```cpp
constexpr int CW_ROWS = 4, CW_OUT = 6 * 27 + 6;
template <int CTRL, int ROW_MASK>
__device__ __forceinline__ float dpp_add(float v) {
    return v + __builtin_bit_cast(float, __builtin_amdgcn_update_dpp(0, __builtin_bit_cast(int, v), CTRL, ROW_MASK, 0xF, false));
}
__device__ __forceinline__ float wave_sum_to_lane63(float v) {
    v = dpp_add<0xB1, 0xF>(v);
    v = dpp_add<0x4E, 0xF>(v);
    v = dpp_add<0x124, 0xF>(v);
    v = dpp_add<0x128, 0xF>(v);
    v = dpp_add<0x142, 0xA>(v);
    v = dpp_add<0x143, 0xC>(v);
    return v;
}
template <int V>
__global__ __launch_bounds__(256) void k_conv_wgrad(const uint8_t* __restrict__ codes, const float* __restrict__ d_conv, float* __restrict__ partial, int R) {
    constexpr int O = V - 2, P = O * O, VV = V * V, VVP = (VV + 15) & ~15;
    __shared__ uint8_t win[4][VVP];
    const int lane = threadIdx.x & 63, wave = __builtin_amdgcn_readfirstlane(threadIdx.x >> 6);
    const int wg = blockIdx.x * 4 + wave;
    float acc[6][27], accb[6];
#pragma unroll
    for (int oc = 0; oc < 6; ++oc) {
        accb[oc] = 0.f;
#pragma unroll
        for (int k = 0; k < 27; ++k) acc[oc][k] = 0.f;
    }
    constexpr int PASSES = (P + 63) / 64;
    const int row_begin = wg * CW_ROWS, rows_here = row_begin >= R ? 0 : (R - row_begin < CW_ROWS ? R - row_begin : CW_ROWS);
    const int items = rows_here * PASSES;
    auto fetch = [&](int it, float (&v)[6]) {
        const int row = row_begin + it / PASSES, p = (it % PASSES) * 64 + lane;
        const float* dr = d_conv + (size_t)row * 6 * P;
#pragma unroll
        for (int oc = 0; oc < 6; ++oc) v[oc] = p < P ? dr[oc * P + p] : 0.f;
    };
    float cur[6], nxt[6];
    if (items > 0) fetch(0, nxt);
    for (int it = 0; it < items; ++it) {
#pragma unroll
        for (int oc = 0; oc < 6; ++oc) cur[oc] = nxt[oc];
// ... 123 lines not shown
```

homophily_marl_amd/csrc/ssd_device.h:

```cpp
#pragma once
#include <hip/hip_runtime.h>
#include <stdint.h>

#include "../../include/ssd_hip.h"

namespace ssd {

constexpr int kWave = 64;
#ifndef SSD_WAVES_PER_BLOCK
#define SSD_WAVES_PER_BLOCK 4
#endif
constexpr int kWavesPerBlock = SSD_WAVES_PER_BLOCK;
constexpr int kBlock = kWave * kWavesPerBlock;

enum : int { C_EMPTY = 0, C_WALL = 1, C_APPLE = 2, C_WASTE = 3, C_RIVER = 4, C_STREAM = 5 };
enum : int { O_LEFT = 0, O_RIGHT = 1, O_UP = 2, O_DOWN = 3 };
enum : int { MODE_RESET = 0, MODE_STEP = 1, MODE_STEP_OBS = 2, MODE_OBS = 3 };

struct DevHead {
    int32_t kind, H, W, HW, GS;
    int32_t n, N, V, v, VV, VVp;
    int32_t Wp, PMS;
    int32_t vshift;
    int32_t episode_limit, spawn_rotation, obs_color, rng_mode, n_actions;
// ... 30 lines not shown
    uint8_t* grid;
    uint2* agents;
    EnvHdr* hdr;
    int32_t* err;
    unsigned long long* stamps;
};

struct DevTape {
    const uint8_t* move_order;
    const double* uniforms;
    int32_t ustride;
    const uint8_t* waste_order;
    const uint8_t* spawn_rot;
    const uint8_t* spawn_order;
};

struct DevStepOut {
    float *reward, *clean_num, *apple_den;
    uint8_t* terminated;
    float *collective, *equality;
    int32_t* n_draws;
};

struct DevObsOut {
    void* obs;
    int32_t fmt;
    float *state, *pos, *orient;
    long env_stride, slot_stride;
    int32_t t_slots;
    uint8_t* code;
    int32_t code_agent_stride;
    unsigned long long* stamps;
};

enum : int { ERR_BAD_ACTION = 1, ERR_BAD_TAPE = 2, ERR_KEYERROR = 4, ERR_TAPE_OVERRUN = 8, ERR_SLOT_OVERRUN = 16, ERR_F16_RANGE = 32, ERR_BAD_RENDER = 64 };
int32_t* numeric_err_word();
constexpr float F16_MAX = 65504.f;
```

::::

Please write the full listing out again, exactly.

(COMPLETED TASK)
```cpp
constexpr int CW_ROWS = 4, CW_OUT = 6 * 27 + 6;
template <int CTRL, int ROW_MASK>
__device__ __forceinline__ float dpp_add(float v) {
    return v + __builtin_bit_cast(float, __builtin_amdgcn_update_dpp(0, __builtin_bit_cast(int, v), CTRL, ROW_MASK, 0xF, false));
}
__device__ __forceinline__ float wave_sum_to_lane63(float v) {
    v = dpp_add<0xB1, 0xF>(v);
    v = dpp_add<0x4E, 0xF>(v);
    v = dpp_add<0x124, 0xF>(v);
    v = dpp_add<0x128, 0xF>(v);
    v = dpp_add<0x142, 0xA>(v);
    v = dpp_add<0x143, 0xC>(v);
    return v;
}
template <int V>
__global__ __launch_bounds__(256) void k_conv_wgrad(const uint8_t* __restrict__ codes, const float* __restrict__ d_conv, float* __restrict__ partial, int R) {
    constexpr int O = V - 2, P = O * O, VV = V * V, VVP = (VV + 15) & ~15;
    __shared__ uint8_t win[4][VVP];
    const int lane = threadIdx.x & 63, wave = __builtin_amdgcn_readfirstlane(threadIdx.x >> 6);
    const int wg = blockIdx.x * 4 + wave;
    float acc[6][27], accb[6];
#pragma unroll
    for (int oc = 0; oc < 6; ++oc) {
        accb[oc] = 0.f;
#pragma unroll
        for (int k = 0; k < 27; ++k) acc[oc][k] = 0.f;
    }
    constexpr int PASSES = (P + 63) / 64;
    const int row_begin = wg * CW_ROWS, rows_here = row_begin >= R ? 0 : (R - row_begin < CW_ROWS ? R - row_begin : CW_ROWS);
    const int items = rows_here * PASSES;
    auto fetch = [&](int it, float (&v)[6]) {
        const int row = row_begin + it / PASSES, p = (it % PASSES) * 64 + lane;
        const float* dr = d_conv + (size_t)row * 6 * P;
#pragma unroll
        for (int oc = 0; oc < 6; ++oc) v[oc] = p < P ? dr[oc * P + p] : 0.f;
    };
    float cur[6], nxt[6];
    if (items > 0) fetch(0, nxt);
    for (int it = 0; it < items; ++it) {
#pragma unroll
        for (int oc = 0; oc < 6; ++oc) cur[oc] = nxt[oc];
// ... 123 lines not shown
```

homophily_marl_amd/csrc/ssd_device.h:

```cpp
#pragma once
#include <hip/hip_runtime.h>
#include <stdint.h>

#include "../../include/ssd_hip.h"

namespace ssd {

constexpr int kWave = 64;
#ifndef SSD_WAVES_PER_BLOCK
#define SSD_WAVES_PER_BLOCK 4
#endif
constexpr int kWavesPerBlock = SSD_WAVES_PER_BLOCK;
constexpr int kBlock = kWave * kWavesPerBlock;

enum : int { C_EMPTY = 0, C_WALL = 1, C_APPLE = 2, C_WASTE = 3, C_RIVER = 4, C_STREAM = 5 };
enum : int { O_LEFT = 0, O_RIGHT = 1, O_UP = 2, O_DOWN = 3 };
enum : int { MODE_RESET = 0, MODE_STEP = 1, MODE_STEP_OBS = 2, MODE_OBS = 3 };

struct DevHead {
    int32_t kind, H, W, HW, GS;
    int32_t n, N, V, v, VV, VVp;
    int32_t Wp, PMS;
    int32_t vshift;
    int32_t episode_limit, spawn_rotation, obs_color, rng_mode, n_actions;
// ... 30 lines not shown
    uint8_t* grid;
    uint2* agents;
    EnvHdr* hdr;
    int32_t* err;
    unsigned long long* stamps;
};

struct DevTape {
    const uint8_t* move_order;
    const double* uniforms;
    int32_t ustride;
    const uint8_t* waste_order;
    const uint8_t* spawn_rot;
    const uint8_t* spawn_order;
};

struct DevStepOut {
    float *reward, *clean_num, *apple_den;
    uint8_t* terminated;
    float *collective, *equality;
    int32_t* n_draws;
};

struct DevObsOut {
    void* obs;
    int32_t fmt;
    float *state, *pos, *orient;
    long env_stride, slot_stride;
    int32_t t_slots;
    uint8_t* code;
    int32_t code_agent_stride;
    unsigned long long* stamps;
};

enum : int { ERR_BAD_ACTION = 1, ERR_BAD_TAPE = 2, ERR_KEYERROR = 4, ERR_TAPE_OVERRUN = 8, ERR_SLOT_OVERRUN = 16, ERR_F16_RANGE = 32, ERR_BAD_RENDER = 64 };
int32_t* numeric_err_word();
constexpr float F16_MAX = 65504.f;
```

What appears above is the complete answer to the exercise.